Bei JOptionPane ohne Thread ist es mir klar, dass normalerweise zuerst JOptionPane geöffnet wird und nach dem OK-Drücken kommt anschliessend das nächste Fenster. Das Thread möchte ich aber nicht weglassen. 

[HIGHLIGHT="Java"]import javax.swing.*;

public class TestFrame {

	public TestFrame()
	{
		new Thread()
		{
			public void run()
			{
				SwingUtilities.invokeLater(new Runnable() {
					public void run() {
						JOptionPane.showMessageDialog( null, "Hiermit kann ich nicht schliessen!", "Test",  JOptionPane.INFORMATION_MESSAGE );
					}
				});
			}
		}.start();

		JFrame frame = new JFrame();
		frame.setAlwaysOnTop( true );
		frame.setSize( 300, 300 );
		frame.setTitle( "Test" );
		frame.add( new JButton( "Test" ) );
		frame.pack();
		frame.setVisible( true );
	}

	public static void main(String[] args) {
		new TestFrame();
	}
}[/HIGHLIGHT]

Gruß
Iron Monkey


----------



## Marco13 (5. Apr 2009)

Ich gehe mal davon aus, dass da AUCH einige Schwierigkeiten bestehen, die nichts mit Java zu tun haben.
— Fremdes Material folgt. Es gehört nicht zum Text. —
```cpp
static inline GccNmfPitches gccnmf_make_pitches(int F, int T, int K) {
    GccNmfPitches p;
    p.Fp = gccnmf_round_up(F, 16);
    p.Kp = gccnmf_round_up(K, 64);
    p.Np = gccnmf_round_up(2 * T, 64);
    p.Tp = gccnmf_round_up(T, 64);
    return p;
}

#define GCCNMF_TUNE_KEYS 26
struct GccNmfTune {
    int v[GCCNMF_TUNE_KEYS];
};
extern thread_local GccNmfTune gccnmf_tune;
struct GccNmfCall {
    GccNmfCall();
    ~GccNmfCall();
};
#define GCCNMF_ENTER() GccNmfCall gccnmf_call_scope_
#define gccnmf_tune_ablate (gccnmf_tune.v[1])
#define gccnmf_tune_tile_policy (gccnmf_tune.v[2])
#define gccnmf_tune_dma (gccnmf_tune.v[3])
#define gccnmf_tune_ring (gccnmf_tune.v[4])
#define gccnmf_tune_wh_splits (gccnmf_tune.v[5])
#define gccnmf_tune_rht_splits (gccnmf_tune.v[6])
#define gccnmf_tune_exact_div (gccnmf_tune.v[7])
#define gccnmf_tune_shared_groups (gccnmf_tune.v[8])
#define gccnmf_tune_tail_split (gccnmf_tune.v[9])
#define gccnmf_tune_direct (gccnmf_tune.v[10])
#define gccnmf_tune_direct_tile (gccnmf_tune.v[11])
#define gccnmf_tune_direct_batch (gccnmf_tune.v[12])
#define gccnmf_tune_direct_depth (gccnmf_tune.v[13])
#define gccnmf_tune_short_updh (gccnmf_tune.v[14])
#define gccnmf_tune_fft_r16 (gccnmf_tune.v[15])
#define gccnmf_tune_fused_k12 (gccnmf_tune.v[16])
#define gccnmf_tune_fused_k34 (gccnmf_tune.v[17])
#define gccnmf_tune_persistent (gccnmf_tune.v[18])
#define gccnmf_tune_prefetch (gccnmf_tune.v[19])
#define gccnmf_tune_wide_update_w (gccnmf_tune.v[20])
#define gccnmf_tune_chain (gccnmf_tune.v[21])
#define gccnmf_tune_chain_solo (gccnmf_tune.v[22])
#define gccnmf_tune_chain_rag (gccnmf_tune.v[23])
#define gccnmf_tune_chain_chunk (gccnmf_tune.v[24])
#define gccnmf_tune_chain_fault (gccnmf_tune.v[25])
```

### gcc_nmf_amd/csrc/gemm_dma.h

```cpp
#pragma once
#include <mutex>
#include <type_traits>
#include "gemm_mfma.h"
#include "chain_sync.h"

#ifndef GEMM_DMA_ABL
#define GEMM_DMA_ABL 0
#endif

typedef __attribute__((address_space(3))) void* gemm_lds_ptr;
typedef __attribute__((address_space(1))) const void* gemm_glb_ptr;

__device__ __forceinline__ void gemm_dma16(const float* wave_uniform_base, unsigned lane_byte_offset, unsigned lds_wave_byte_addr) {
    asm volatile("s_mov_b32 m0, %2\n\tglobal_load_lds_dwordx4 %0, %1"
                 :
                 : "v"(lane_byte_offset), "s"(wave_uniform_base), "s"(lds_wave_byte_addr)
                 : "memory");
}

__device__ __forceinline__ void gemm_dma16_masked(const float* wave_uniform_base, unsigned lane_byte_offset, unsigned lds_wave_byte_addr,
                                                  unsigned long long wave_uniform_mask) {
    unsigned long long saved;
    asm volatile("s_mov_b64 %0, exec\n\ts_mov_b64 exec, %4\n\ts_mov_b32 m0, %3\n\tglobal_load_lds_dwordx4 %1, %2\n\ts_mov_b64 exec, %0"
                 : "=&s"(saved)
// ... 86 lines not shown
            if constexpr (NT == 4) v[e][1] = gemm_lds_read2_b32<64, 96>(base + 4 * e * ROWS);
        }
    }
    __device__ __forceinline__ void tie() {
#pragma unroll
        for (int e = 0; e < 4; ++e)
#pragma unroll
            for (int h = 0; h < NT / 2; ++h) gemm_tie(v[e][h]);
    }
    __device__ __forceinline__ void clear() {
#pragma unroll
        for (int e = 0; e < 4; ++e)
#pragma unroll
            for (int h = 0; h < NT / 2; ++h) v[e][h] = gemm_f32x2{0.f, 0.f};
    }
    __device__ __forceinline__ float get(int m, int e) const { return v[e][m >> 1][m & 1]; }
    __device__ __forceinline__ void scale(const gemm_f32x4& s) {
#pragma unroll
        for (int e = 0; e < 4; ++e)
#pragma unroll
            for (int h = 0; h < NT / 2; ++h) v[e][h] *= s[e];
    }
};

__device__ __forceinline__ float gemm_div_fast(float v, float d) {
    const float r = __builtin_amdgcn_rcpf(d);
    const float q = v * r;
    return fmaf(fmaf(-d, q, v), r, q);
}

typedef int gemm_i32x4 __attribute__((ext_vector_type(4)));
__device__ float gemm_buffer_load(gemm_i32x4 rsrc, int voffset, int soffset, int aux) __asm("llvm.amdgcn.raw.buffer.load.f32");
__device__ gemm_f32x4 gemm_buffer_load4(gemm_i32x4 rsrc, int voffset, int soffset, int aux) __asm("llvm.amdgcn.raw.buffer.load.v4f32");
__device__ void gemm_buffer_store(float data, gemm_i32x4 rsrc, int voffset, int soffset, int aux) __asm("llvm.amdgcn.raw.buffer.store.f32");
__device__ __forceinline__ gemm_i32x4 gemm_buffer_rsrc(const void* wave_uniform_base, long bytes = 0x7fffffffL) {
    const unsigned long long a = (unsigned long long)wave_uniform_base;
    gemm_i32x4 r;
    r.x = __builtin_amdgcn_readfirstlane((int)(unsigned)a);
    r.y = __builtin_amdgcn_readfirstlane((int)(unsigned)(a >> 32) & 0xffff);
    r.z = __builtin_amdgcn_readfirstlane((int)(bytes < 0x7fffffffL ? bytes : 0x7fffffffL));
    r.w = 0x00020000;
    return r;
}

template <int EPI, int BM = 512>
struct GemmEpiloguePair {
// ... 236 lines not shown
        q = idx / wt;
        const int w = idx - q * wt;
        tm = w / p.wide_n;
        col0 = (w - tm * p.wide_n) * 64 + 32 * half;
    } else {
        const int r = t - (len + s), base_r = list * p.cr;
        const int lenr = min(max(p.batch * p.rag * p.tiles_m - base_r, 0), p.cr);
        if (r >= lenr) return false;
        const int idx = base_r + r;
        q = idx / p.tiles_m;
        tm = idx - q * p.tiles_m;
        col0 = (p.tiles_n - 1) * 64;
        nw = 1;
    }
    file = gemm_dma_list_file(p, q) + p.file0;
    return true;
}
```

Würde es dir leichter fallen, die Frage... z.B. auf englisch zu stellen?


----------



## hdi (5. Apr 2009)

Hast du denn einen guten Grund warum das Fenster alwaysOnTop sein soll? Wenn nicht, schmeiss es raus. Das ist nun mal eine Einstellung, die fast nie Sinn macht und jeden User ankotzt.


----------